OwnCloud version six was released last week, and part of the release was a pretty major new feature: real-time collaborative editing of ODF documents (the format used by Libreoffice, Calligra, etc.). Although Etherpad has supported collaborating on simple text document for a while now, this is the first Free Software equivalent to Google Docs. From the article: "WebODF is a javascript library that lets you display ODF files in your browser. Think of it as PDF.js, but for ODF. You just throw a webodf.js script on your server, and do a couple of javascript calls to render an ODF file. It works completely client-side, no serverside ODF processing required. ... The collaborative server, included with OwnCloud Documents, lets users join a 'session', which is basically a document with a history of edit operations. Operations are small units of edits (think 'commits'). In a collaborative session, we use Operational Transformation techniques to make sure that operations fired by various clients will eventually result in a consistent state everywhere. When a new client joins an existing session, all earlier operations are played-back for it to reach the current state.

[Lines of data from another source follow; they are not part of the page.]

@@ -974,7 +1008,7 @@
 __global__ void __launch_bounds__(kBlock) k_shade(DevScene S, Batch B, NodeCols rec, int64_t n,
                                                   const int32_t* __restrict__ counts, Cols<Tri9> surface,
                                                   uint32_t* __restrict__ lit, unsigned* __restrict__ lcount,
-                                                  uint32_t segcap) {
+                                                  uint32_t segcap, NormSrc src) {
     const int64_t i = (int64_t)blockIdx.x * blockDim.x + threadIdx.x;
     bool heavy = false, mine = false;
     NodeRec nr{};
@@ -986,7 +1020,7 @@
     }
     if (!kLazy && mine && !heavy) {
         double out[12];
-        if (rec.eye_cam) camera_eyev(S, B, i, nr.eyev);
+        derive_node<false>(S, B, rec, src, i, nr);
         shade_node(S, B, nr, i, counts, out);
         tri_store(surface, i, out);
     }
@@ -1073,7 +1107,8 @@
 __global__ void __launch_bounds__(kBlock) k_lit_stage(DevScene S, Batch B, NodeCols rec, const int32_t* __restrict__ counts,
                                                       const uint32_t* __restrict__ lit, const unsigned* __restrict__ lcount,
                                                       uint32_t segcap, int sort_light, uint32_t* __restrict__ rows,
-                                                      uint32_t* __restrict__ vals, LitStage* __restrict__ stage) {
+                                                      uint32_t* __restrict__ vals, LitStage* __restrict__ stage,
+                                                      NormSrc src) {
     const uint32_t m = blockIdx.x * blockDim.x + threadIdx.x;
     const unsigned total = lit_total(lcount);
     if (blockIdx.x * blockDim.x + (threadIdx.x & ~63u) >= total) return;
@@ -1082,7 +1117,7 @@
     const uint32_t i = lit[slot];
     NodeRec nr = rec.load(i, S.materials);
     nr.key = rec.key(S, B, i);
-    if (rec.eye_cam) camera_eyev(S, B, i, nr.eyev);
+    derive_node<true>(S, B, rec, src, i, nr);
     LitStage r;
     for (int k = 0; k < 3; ++k) {
         r.over_point[k] = nr.over_point[k];
@@ -1113,7 +1148,7 @@
                                                const unsigned* __restrict__ lcount, uint32_t segcap,
                                                const uint32_t* __restrict__ flat,
                                                const LitStage* __restrict__ stage, uint32_t* __restrict__ spos,
-                                               const Light32& F) {
+                                               const NormSrc& src, const Light32& F) {
     const uint32_t m = blockIdx.x * blockDim.x + threadIdx.x;
     const int lane = threadIdx.x & 63;
     const unsigned c = lcount[lane * jit::kMixLine];
@@ -1159,7 +1194,7 @@
         }
         nr = rec.load(i, S.materials);
         nr.key = rec.key(S, B, i);
-        if (rec.eye_cam) camera_eyev(S, B, i, nr.eyev);
+        derive_node<true>(S, B, rec, src, i, nr);
     }
     if (staged) {
         if (nr.flags & kOwnColors) {
@@ -1212,8 +1247,9 @@
                                                       const uint32_t* __restrict__ lit,
                                                       const unsigned* __restrict__ lcount, uint32_t segcap,
                                                       const uint32_t* __restrict__ flat,
-                                                      const LitStage* __restrict__ stage, uint32_t* __restrict__ spos) {
-    shade_lit_body<kRows, false>(S, B, rec, counts, surface, lit, lcount, segcap, flat, stage, spos, Light32{});
+                                                      const LitStage* __restrict__ stage, uint32_t* __restrict__ spos,
+                                                      NormSrc src) {
+    shade_lit_body<kRows, false>(S, B, rec, counts, surface, lit, lcount, segcap, flat, stage, spos, src, Light32{});
 }
 
 template <bool kRows>
@@ -1223,8 +1259,8 @@
                                                         const unsigned* __restrict__ lcount, uint32_t segcap,
                                                         const uint32_t* __restrict__ flat,
                                                         const LitStage* __restrict__ stage, uint32_t* __restrict__ spos,
-                                                        Light32 F) {
-    shade_lit_body<kRows, true>(S, B, rec, counts, surface, lit, lcount, segcap, flat, stage, spos, F);
+                                                        NormSrc src, Light32 F) {
+    shade_lit_body<kRows, true>(S, B, rec, counts, surface, lit, lcount, segcap, flat, stage, spos, src, F);
 }
 
 __device__ __forceinline__ void combine_node(const DevScene& S, const int32_t* __restrict__ counts,
@@ -2072,6 +2108,7 @@
     frt_camera* view_cams = nullptr;
     int64_t view_cams_cap = 0;
     int32_t strip_views = 0;
+    bool bump_maps = false;
     frt::QueuedRay* view_q = nullptr;
     int64_t view_q_cap = 0;
     unsigned long long* counters = nullptr;
@@ -3223,6 +3260,8 @@
     S.num_roots = sc->num_roots;
     S.num_lights = sc->num_lights;
     S.num_patterns = sc->num_patterns;
+    h->bump_maps = false;
+    for (int32_t m = 0; m < sc->num_materials; ++m) h->bump_maps = h->bump_maps || sc->materials[m].map_bump >= 0;
     S.cam = sc->camera;
     S.cfg = sc->config;
     h->host_lights.assign(sc->lights, sc->lights + sc->num_lights);
@@ -3415,6 +3454,12 @@
     return d == 0 && !h->S.cfg.use_gi && eye_cam_env && h->strip_views == 0 ? 1 : 0;
 }
 
+static int32_t level_norm_cam(const frt_scene_handle* h, size_t d) {
+    const char* e = std::getenv("FRT_NORMAL0");
+    const bool norm_env = !(e && std::atoi(e) == 0);
+    return d == 0 && !h->S.cfg.use_gi && h->strip_views == 0 && !h->bump_maps && norm_env ? 1 : 0;
+}
+
 static bool level_keyed(const frt_scene_handle* h, size_t d) {
     bool multi = false;
     for (const auto& L : h->host_lights) multi = multi || L.rows > 1;
@@ -3462,6 +3507,7 @@
         L.rec.set((uint64_t*)p, nc);
         L.rec.root = d == 0 ? 1 : 0;
         L.rec.eye_cam = level_eye_cam(h, d);
+        L.rec.norm_cam = level_norm_cam(h, d);
     }
     FRT_HIP(hipMalloc((void**)&L.head_op, (size_t)nc * 3 * sizeof(double)));
     FRT_HIP(hipMalloc((void**)&L.q, nc * sizeof(frt::QueuedRay)));
@@ -4670,6 +4716,7 @@
     h->strip_views = 0;
     h->S.cam = own;
     if (!h->levels.empty()) h->levels[0].rec.eye_cam = level_eye_cam(h, 0);
+    if (!h->levels.empty()) h->levels[0].rec.norm_cam = level_norm_cam(h, 0);
     return rc;
 }
 
@@ -4685,6 +4732,7 @@
     const int32_t nviews = h->strip_views;
     const int64_t npix = nrows * hs * std::max(1, nviews);
     if (!h->levels.empty()) h->levels[0].rec.eye_cam = level_eye_cam(h, 0);
+    if (!h->levels.empty()) h->levels[0].rec.norm_cam = level_norm_cam(h, 0);
     if (!h->levels.empty() && set_level_head(h, 0)) return -1;
     const int32_t spp = (int32_t)(h->S.cam.usteps * h->S.cam.vsteps);
     if (spp <= 0) return fail("render: usteps*vsteps must be positive");
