# lenke182/flood-uav-video-segmentation

Hardware: AMD Instinct MI355X
Metric: segmentation FPS @713x713 (PSPNet-ResNet50 keyframe + linear interp, frame_delta=5) (higher is better)
Workload: dtype f32

## Files before the change

flood_uav_video_segmentation_amd/csrc/flow_ops.hip:

```cpp
#include "interp.h"
#include "kernels.h"

#include <type_traits>

namespace fs {

#define FS_LAUNCH_INDEXED(kernel_, total_, cap_, s_, ...)                                                                  \
    do {                                                                                                                   \
        const dim3 grid_((unsigned)std::min<int64_t>(cdiv64((total_), 256), (cap_)));                                      \
        if ((total_) < ((int64_t)1 << 31)) hipLaunchKernelGGL((kernel_<unsigned>), grid_, dim3(256), 0, (s_), __VA_ARGS__); \
        else hipLaunchKernelGGL((kernel_<int64_t>), grid_, dim3(256), 0, (s_), __VA_ARGS__);                               \
    } while (0)

template <typename I>
__global__ __launch_bounds__(256) void grid_sample_nchw_kernel(const float* __restrict__ in, int B, int C, int Hi, int Wi,
                                                               const float* __restrict__ grid, int Hg, int Wg,
                                                               float* __restrict__ out, int ac) {
    const I total = (I)B * Hg * Wg;
    for (I i = (I)blockIdx.x * 256 + threadIdx.x; i < total; i += (I)gridDim.x * 256) {
        const int b = (int)(i / ((I)Hg * Wg));
        const I g = i - (I)b * Hg * Wg;
        const float gx = grid[i * 2 + 0], gy = grid[i * 2 + 1];
        const GsTaps t = gs_taps(gx, gy, Wi, Hi, ac);
        for (int c = 0; c < C; ++c) {
// ... 46 lines not shown
        const int oy = (int)((i / Wo) % Ho);
        const I pc = i / ((I)Wo * Ho);
        const LinCoord cy = lin_coord(oy, Hi, sy, ac), cx = lin_coord(ox, Wi, sx, ac);
        out[i] = bilerp_at(in + (size_t)pc * Hi * Wi, Wi, cy, cx);
    }
}

int launch_resize_bilinear_nchw(const float* in, int BC, int Hi, int Wi, float* out, int Ho, int Wo, int align_corners,
                                hipStream_t s) {
    const int64_t total = (int64_t)BC * Ho * Wo;
    FS_LAUNCH_INDEXED(resize_bilinear_nchw_kernel, total, 16384, s, in, BC, Hi, Wi, out, Ho, Wo, align_corners,
                      resize_scale(Hi, Ho, align_corners), resize_scale(Wi, Wo, align_corners));
    FS_HIP(hipGetLastError());
    return 0;
}

template <typename I>
__global__ __launch_bounds__(256) void resize_bilinear_nhwc_kernel(const float* __restrict__ in, int ld_in, int B, int C4, int Hi,
                                                                   int Wi, float* __restrict__ out, int ld_out, int Ho, int Wo,
                                                                   int ac, float sy, float sx) {
    const I total = (I)B * Ho * Wo * C4;
    for (I i = (I)blockIdx.x * 256 + threadIdx.x; i < total; i += (I)gridDim.x * 256) {
        const int c4 = (int)(i % C4);
        const I m = i / C4;
        const int ox = (int)(m % Wo);
        const int oy = (int)((m / Wo) % Ho);
        const int b = (int)(m / ((I)Wo * Ho));
        const LinCoord cy = lin_coord(oy, Hi, sy, ac), cx = lin_coord(ox, Wi, sx, ac);
        const float* base = in + (size_t)b * Hi * Wi * ld_in + c4 * 4;
        *reinterpret_cast<f32x4*>(out + (size_t)m * ld_out + c4 * 4) = bilerp4_nhwc(base, Wi, ld_in, cy, cx);
    }
}

int launch_resize_bilinear_nhwc(const float* in, int ld_in, int B, int C, int Hi, int Wi, float* out, int ld_out, int Ho, int Wo,
                                int align_corners, hipStream_t s, int max_blocks) {
    FS_REQUIRE(C % 4 == 0 && ld_in % 4 == 0 && ld_out % 4 == 0, "resize_nhwc: C/ld must be multiples of 4");
    const int64_t total = (int64_t)B * Ho * Wo * (C / 4);
    FS_LAUNCH_INDEXED(resize_bilinear_nhwc_kernel, total, max_blocks, s, in, ld_in, B, C / 4, Hi, Wi, out, ld_out, Ho, Wo, align_corners,
                      resize_scale(Hi, Ho, align_corners), resize_scale(Wi, Wo, align_corners));
    FS_HIP(hipGetLastError());
    return 0;
}

__global__ __launch_bounds__(256) void blend_kernel(const float* __restrict__ a, float wa, const float* __restrict__ b, float wb,
                                                    float* __restrict__ out, int64_t n4, int64_t numel) {
    for (int64_t i = (int64_t)blockIdx.x * 256 + threadIdx.x; i < n4; i += (int64_t)gridDim.x * 256) {
        const f32x4 x = reinterpret_cast<const f32x4*>(a)[i];
        f32x4 r;
        if (b) {
            const f32x4 y = reinterpret_cast<const f32x4*>(b)[i];
#pragma unroll
            for (int e = 0; e < 4; ++e) r[e] = __fadd_rn(__fmul_rn(wa, x[e]), __fmul_rn(wb, y[e]));
        } else {
#pragma unroll
            for (int e = 0; e < 4; ++e) r[e] = __fmul_rn(wa, x[e]);
        }
        reinterpret_cast<f32x4*>(out)[i] = r;
    }
    if (blockIdx.x == 0) {
        for (int64_t i = n4 * 4 + threadIdx.x; i < numel; i += 256)
            out[i] = b ? __fadd_rn(__fmul_rn(wa, a[i]), __fmul_rn(wb, b[i])) : __fmul_rn(wa, a[i]);
    }
}

__global__ __launch_bounds__(256) void blend_scalar_kernel(const float* __restrict__ a, float wa, const float* __restrict__ b, float wb,
                                                           float* __restrict__ out, int64_t numel) {
    for (int64_t i = (int64_t)blockIdx.x * 256 + threadIdx.x; i < numel; i += (int64_t)gridDim.x * 256)
        out[i] = b ? __fadd_rn(__fmul_rn(wa, a[i]), __fmul_rn(wb, b[i])) : __fmul_rn(wa, a[i]);
}

int launch_blend(const float* a, float wa, const float* b, float wb, float* out, int64_t numel, hipStream_t s) {
    if ((((uintptr_t)a | (uintptr_t)b | (uintptr_t)out) & 15) != 0) {
        hipLaunchKernelGGL(blend_scalar_kernel, dim3((unsigned)std::max<int64_t>(1, std::min<int64_t>(cdiv64(numel, 256), 16384))),
                           dim3(256), 0, s, a, wa, b, wb, out, numel);
        FS_HIP(hipGetLastError());
        return 0;
    }
    const int64_t n4 = numel / 4;
    hipLaunchKernelGGL(blend_kernel, dim3((unsigned)std::max<int64_t>(1, std::min<int64_t>(cdiv64(n4, 256), 16384))), dim3(256), 0, s,
                       a, wa, b, wb, out, n4, numel);
    FS_HIP(hipGetLastError());
    return 0;
}
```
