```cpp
template <int NVP, class TOPO, int FEAT = FEAT_ALL, int MAXR = MID_ROWS, int NW = 1, bool WALK = false, int WPS = NW, int INROWS = 0, int SERVE = FEAT_FULL>
WV_GLOBAL void __launch_bounds__(WV_WAVE * NW) WV_OCC WV_WAVES_PER_SIMD(WPS) cassie_step_kernel(PhysIO io) {
    static_assert((FEAT & FEAT_SERVE) == 0 && (SERVE & ~FEAT_SERVE) == 0, "FEAT: the collision bits; SERVE: FEAT_READOUT / FEAT_PROF / FEAT_SUMS");
    WV_SHARED EnvShared<NVP, LPack<TOPO, NVP>::count, MAXR> S;
    const int slot = wv::env_id();
    if constexpr (WALK) {
        wv::test_launch_hook(&S, sizeof S);
        const int count = wv::opaque(wv::shfl_i(wv::lane() == 0 ? wv::atomic_add(io.handover_count, 0) : 0, 0));
        for (int idx = slot; idx < count; idx += wv::grid_size()) {
            const int env = io.handover_list[io.env0 + idx];
            const long long t0 = io.cost ? wv::clock() : 0, t0w = io.cost_wall ? wv::wall_clock() : 0;
            env_step<NVP, TOPO, FEAT | SERVE, MAXR, NW>(io, S, env, io.progress[env], io.nsub);
            if (io.cost && wv::lane() == 0 && (NW == 1 || wv::wave_id() == 0)) {
                io.cost[env] += (unsigned)((wv::clock() - t0) >> 6);
                if (io.cost_wall) io.cost_wall[env] += (unsigned)(wv::wall_clock() - t0w);
            }
            if constexpr (NW == 2) wv::block_barrier();
            else wv::sync();
        }
        if (wv::lane() == 0 && (NW == 1 || wv::wave_id() == 0) && wv::atomic_add(io.handover_count + 1, 1) == wv::grid_size() - 1) {
            io.handover_count[0] = 0; io.handover_count[1] = 0;
            if (io.handover_seen) *io.handover_seen = count;
        }
    } else {
    const int chunk = io.nchunk > 1 ? wv::env_id() / io.nenv : 0;
    const int eslot = slot - chunk * io.nenv;
    if (chunk >= (io.nchunk > 1 ? io.nchunk : 1)) return;
    wv::test_launch_hook(&S, sizeof S);
    const int env = io.order ? io.order[io.env0 + eslot] : io.env0 + eslot;
    int sub_start = io.resume ? io.progress[env] : 0, sub_end = io.nsub;
    if (io.nchunk > 1) {
        const int per = (io.nsub + io.nchunk - 1) / io.nchunk;
        sub_start = chunk * per;
        sub_end = sub_start + per < io.nsub ? sub_start + per : io.nsub;
    }
    if (sub_start >= io.nsub) return;
    if (chunk > 0) {
        if (!wv::wait_global<NW>(io.chunk_flag + env, io.chunk_seq, chunk)) {
            if (wv::lane() == 0) { wv::atomic_or(io.warn + env, WARN_CHUNK_PLACEMENT); if (io.chunk_fault) *io.chunk_fault = 1; }
        }
        if (io.progress[env] != sub_start) {
            if (sub_end < io.nsub) wv::publish_global<NW>(io.chunk_flag + env, io.chunk_seq, chunk + 1);
            return;
// ... 50 lines not shown
```

### cassie-mujoco-sim_amd/csrc/pk_types.h

```cpp
#ifndef CASSIE_PK_TYPES_H
#define CASSIE_PK_TYPES_H

#ifndef WV_HAS_WAIT_FOR_STRAIGHT
namespace wv { inline void wait_for_straight(const int *flag, int value) { wait_for(flag, value); } }
#endif

namespace ck {

constexpr int NB = CM_MAXBODY;
constexpr int NG = CM_MAXGEOM;
constexpr int NROW = 64;
constexpr int MID_ROWS = CM_MAXEFC_NARROW;
constexpr int WIDE_ROWS = CM_MAXEFC;
constexpr int FAST_ROWS = 31;
constexpr int FAST_ROWS_TRAY = 47;
constexpr int NSTAMP = 48;
#ifndef CK_SENSORS_BEHIND_J_40DOF
#define CK_SENSORS_BEHIND_J_40DOF 0
#endif
#ifndef CK_SENSORS_BEHIND_J_HFIELD
#define CK_SENSORS_BEHIND_J_HFIELD 0
#endif
#define CK_TRI(k, i) ((k) * ((k) + 1) / 2 + (i))
#define CK_STAMP(i) do { if constexpr (feat_prof(FEAT)) { if (io.prof && lane == 0) io.prof[(size_t)env * NSTAMP + (i)] = wv::clock(); } CK_FRESH(); } while (0)
#define CK_FRESH() do { lane = wv::fresh_lane(); b = lane; k_ = lane; isbody = b < nbody; isdof = k_ < nv; } while (0)

enum { WARN_CONTACT_FULL = 1, WARN_CONSTRAINT_FULL = 2, WARN_UNSUPPORTED_PAIR = 4, WARN_DIVERGED = 8,
       WARN_CHUNK_PLACEMENT = 16 ,
       WARN_TERRAIN_INDEX = 32   ,
       WARN_SCAN_TILTED = 64     ,
       WARN_PLACE_MISS = 128      };

#ifndef WV_OCC
#define WV_OCC
#endif
typedef const WV_CONST_AS cm_model_t *ModelPtr;
typedef const WV_CONST_AS cm_envparams_t *ParamPtr;

struct PhysIO {
    const cm_model_t *models;
    int model_stride;
    const cm_envparams_t *envparams;
    int nenv, nsub;
    int env0;
    int integrate;
    int sq, sqv, sv, su, ssd, sb;
    double *qpos, *qvel, *qacc_warmstart, *time;
    double *ctrl;
    const double *qfrc_applied, *xfrc_applied;
    double *qacc, *sensordata, *actuator_velocity;
    int *warn;
    int *info;
    double *xpos_out;
    double *xquat_out;
    double *body_cfrc;
    const float *hfield;
    size_t hfield_stride;
    const double *pd_ptarget, *pd_kp, *pd_kd;
    int drive_mode;
    cm_drive_state_t *drive_state;
    const double *drive_cmd;
    const double *pd_dtarget, *pd_torque;
    double *meas;
    cm_ext_t *ext;
    long long *prof;
    const int *order;
    unsigned *cost;
    unsigned *cost_wall;
    int all_outputs_every_substep;
    int *progress;
    int resume;
    int nchunk, chunk_seq;
    int *chunk_flag;
    volatile int *chunk_fault;
    int *handover_list, *handover_count;
    volatile int *handover_seen;
    int has_next;
    int *handover_out_list, *handover_out_count;
    int inplace_has_next;
    int *inplace_out_list, *inplace_out_count;
    int inplace_stay_rows;
    int down_rows;
    int *inplace_count;
    const int *hfield_index;
    int hfield_nterrain;
    double *sums;
    int sums_stride;
};

WV_DEVICE const float *terrain_grid(const float *hfield, size_t stride, const int *index, int nterrain, int env, bool *clamped) {
    *clamped = false;
    if (!hfield) return nullptr;
    if (!index) return hfield + (size_t)env * stride;
    const int want = index[env], last = nterrain - 1;
    const int t = want > last ? last : (want < 0 ? 0 : want);
    *clamped = t != want;
    return hfield + (size_t)(t < 0 ? 0 : t) * stride;
}

template <int NVP>
struct BodyTiles {
    double xpos[NB][3], xquat[NB][4], xmat[NB][9], xipos[NB][3];
    double xanchor[CM_MAXJNT][3], xaxis[CM_MAXJNT][3];
    double cinert[NB][10], crb[NB][10];
    double cvel[NB][6], cfrc[NB][6];
    double cdof_dot[NVP][6], buf[NVP][6];
// ... 49 lines not shown
```

### cassie-mujoco-sim_amd/csrc/wave.h

```cpp
#ifndef CASSIE_WAVE_H
#define CASSIE_WAVE_H

#include <hip/hip_runtime.h>

#define WV_DEVICE __device__ __forceinline__
#define WV_GLOBAL __global__
#define WV_SHARED __shared__
#define WV_WAVE 64
#define WV_WAVES_PER_SIMD(n) __attribute__((amdgpu_waves_per_eu(n)))
#define WV_CONST_AS __attribute__((address_space(4)))

namespace wv {

WV_DEVICE int lane() { return (int)(threadIdx.x & 63u); }
WV_DEVICE int wave_id() { return __builtin_amdgcn_readfirstlane((int)(threadIdx.x >> 6)); }
WV_DEVICE void publish(int *flag, int value) {
    __builtin_amdgcn_fence(__ATOMIC_RELEASE, "workgroup", "local");
    if (threadIdx.x % 64u == 0) *(volatile int *)flag = value;
}
WV_DEVICE void wait_for(const int *flag, int value) {
    while (__builtin_amdgcn_readfirstlane(*(const volatile int *)flag) != value) __builtin_amdgcn_s_sleep(1);
    __builtin_amdgcn_fence(__ATOMIC_ACQUIRE, "workgroup", "local");
}
#define WV_HAS_WAIT_FOR_STRAIGHT 1
// ... 44 lines not shown
        }
    }
    if (NW > 1) __builtin_amdgcn_s_barrier();
    __builtin_amdgcn_fence(__ATOMIC_ACQUIRE, "agent");
    __builtin_amdgcn_s_dcache_inv();
#ifdef CK_CHUNK_RELEASE_AGENT
    return true;
#else
    return threadIdx.x >= 64u || ((word >> 3) & 7) == xcc_id();
#endif
}
WV_DEVICE int fresh_lane() {
    int x;
    asm volatile("v_mbcnt_lo_u32_b32 %0, -1, 0\n\tv_mbcnt_hi_u32_b32 %0, -1, %0" : "=v"(x));
    return x;
}
#ifndef CK_PRIO
#define CK_PRIO 1
#endif
#ifndef CK_PRIO_W0
#define CK_PRIO_W0 1
#endif
#ifndef CK_PRIO_W0_KIN
#define CK_PRIO_W0_KIN 3
#endif
#ifndef CK_PRIO_W0_PGS
#define CK_PRIO_W0_PGS CK_PRIO_W0
#endif
#ifndef CK_PRIO_W1_FJ
#define CK_PRIO_W1_FJ 1
#endif
#ifndef CK_PRIO_W1_FJ_HFIELD
#define CK_PRIO_W1_FJ_HFIELD 0
#endif
#ifndef CK_PRIO_W1_JP
#define CK_PRIO_W1_JP 0
#endif
#ifndef CK_PRIO_W1_PE
#define CK_PRIO_W1_PE 3
#endif
#ifndef CK_PRIO_W1_EF
#define CK_PRIO_W1_EF 0
#endif
template <int P> WV_DEVICE void set_priority() { if (CK_PRIO) __builtin_amdgcn_s_setprio(P); }
WV_DEVICE int env_id() { return (int)blockIdx.x; }
WV_DEVICE int grid_size() { return (int)gridDim.x; }
WV_DEVICE int atomic_add(int *p, int v) { return atomicAdd(p, v); }
WV_DEVICE int atomic_or(int *p, int v) { return atomicOr(p, v); }

WV_DEVICE void sync() {
    __builtin_amdgcn_fence(__ATOMIC_RELEASE, "wavefront");
    __builtin_amdgcn_wave_barrier();
    __builtin_amdgcn_fence(__ATOMIC_ACQUIRE, "wavefront");
}

WV_DEVICE double shfl(double v, int src_lane) { return __shfl(v, src_lane, WV_WAVE); }
WV_DEVICE double shfl_xor(double v, int mask) { return __shfl_xor(v, mask, WV_WAVE); }
WV_DEVICE int shfl_i(int v, int src_lane) { return __shfl(v, src_lane, WV_WAVE); }

struct mfma_acc { double c[4]; };
WV_DEVICE void mfma_f64_16x16x4(double a, double b, mfma_acc &c) {
    typedef double d4 __attribute__((ext_vector_type(4)));
    d4 x = {c.c[0], c.c[1], c.c[2], c.c[3]};
    x = __builtin_amdgcn_mfma_f64_16x16x4f64(a, b, x, 0, 0, 0);
    c.c[0] = x[0]; c.c[1] = x[1]; c.c[2] = x[2]; c.c[3] = x[3];
}
WV_DEVICE void mfma_f64_16x16x4_x3(double a0, double b0, mfma_acc &c0, double a1, double b1, mfma_acc &c1, double a2, double b2, mfma_acc &c2) {
    mfma_f64_16x16x4(a0, b0, c0); mfma_f64_16x16x4(a1, b1, c1); mfma_f64_16x16x4(a2, b2, c2);
}
WV_DEVICE void mfma_f64_16x16x4_x4(double a0, double b0, mfma_acc &c0, double a1, double b1, mfma_acc &c1, double a2, double b2, mfma_acc &c2,
                                   double a3, double b3, mfma_acc &c3) {
    mfma_f64_16x16x4(a0, b0, c0); mfma_f64_16x16x4(a1, b1, c1); mfma_f64_16x16x4(a2, b2, c2); mfma_f64_16x16x4(a3, b3, c3);
}
WV_DEVICE void mfma_f64_drain(mfma_acc &, mfma_acc &, mfma_acc &) {}
WV_DEVICE void mfma_f64_drain4(mfma_acc &, mfma_acc &, mfma_acc &, mfma_acc &) {}

WV_DEVICE double from_upper_half(double v) {
    const int lo = __double2loint(v), hi = __double2hiint(v);
    const auto rl = __builtin_amdgcn_permlane32_swap(lo, lo, false, false);
    const auto rh = __builtin_amdgcn_permlane32_swap(hi, hi, false, false);
    return __hiloint2double((int)rh[1], (int)rl[1]);
}

WV_DEVICE double readlane(double v, int src) {
    int lo = __double2loint(v), hi = __double2hiint(v);
    lo = __builtin_amdgcn_readlane(lo, src);
    hi = __builtin_amdgcn_readlane(hi, src);
    return __hiloint2double(hi, lo);
}

template <int DST> WV_DEVICE double writelane(double v, double s) {
    int lo = __double2loint(v), hi = __double2hiint(v);
    const int slo = __builtin_amdgcn_readfirstlane(__double2loint(s)), shi = __builtin_amdgcn_readfirstlane(__double2hiint(s));
    asm("v_writelane_b32 %0, %1, %2" : "+v"(lo) : "s"(slo), "n"(DST));
    asm("v_writelane_b32 %0, %1, %2" : "+v"(hi) : "s"(shi), "n"(DST));
    return __hiloint2double(hi, lo);
}

template <int CTRL, int ROW_MASK> WV_DEVICE float dpp_take_f32(float v) {
    return __int_as_float(__builtin_amdgcn_update_dpp(0, __float_as_int(v), CTRL, ROW_MASK, 0xf, false));
}
WV_DEVICE float wave_sum_f32(float v) {
    v += dpp_take_f32<0xB1, 0xf>(v);
    v += dpp_take_f32<0x4E, 0xf>(v);
    v += dpp_take_f32<0x141, 0xf>(v);
    v += dpp_take_f32<0x140, 0xf>(v);
    v += dpp_take_f32<0x142, 0xa>(v);
    v += dpp_take_f32<0x143, 0xc>(v);
    return __int_as_float(__builtin_amdgcn_readlane(__float_as_int(v), 63));
}

WV_DEVICE unsigned long long ballot(bool p) { return __ballot(p); }

template <int CTRL, int ROW_MASK> WV_DEVICE double dpp_take(double v) {
    const int lo = __builtin_amdgcn_update_dpp(0, __double2loint(v), CTRL, ROW_MASK, 0xf, false);
    const int hi = __builtin_amdgcn_update_dpp(0, __double2hiint(v), CTRL, ROW_MASK, 0xf, false);
    return __hiloint2double(hi, lo);
}
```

Note that this editing is not turn-based; this is true inline collaborative editing where users can join a document and start editing straight away." As always, source is available.

3 of 73 comments (clear)

  1. Not the first:AbiCollab has been running for years by msevior · · Score: 4, Informative

    AbiWord and AbiCollab have been providing a free real-time document collaboration service in the cloud for 4 years.

    See:

    https://abicollab.net/

  2. Re:Dropbox drop-in replacement? by MightyMartian · · Score: 4, Informative

    As a company that has government contracts forbidding us from storing data outside of canada, this library is very good news.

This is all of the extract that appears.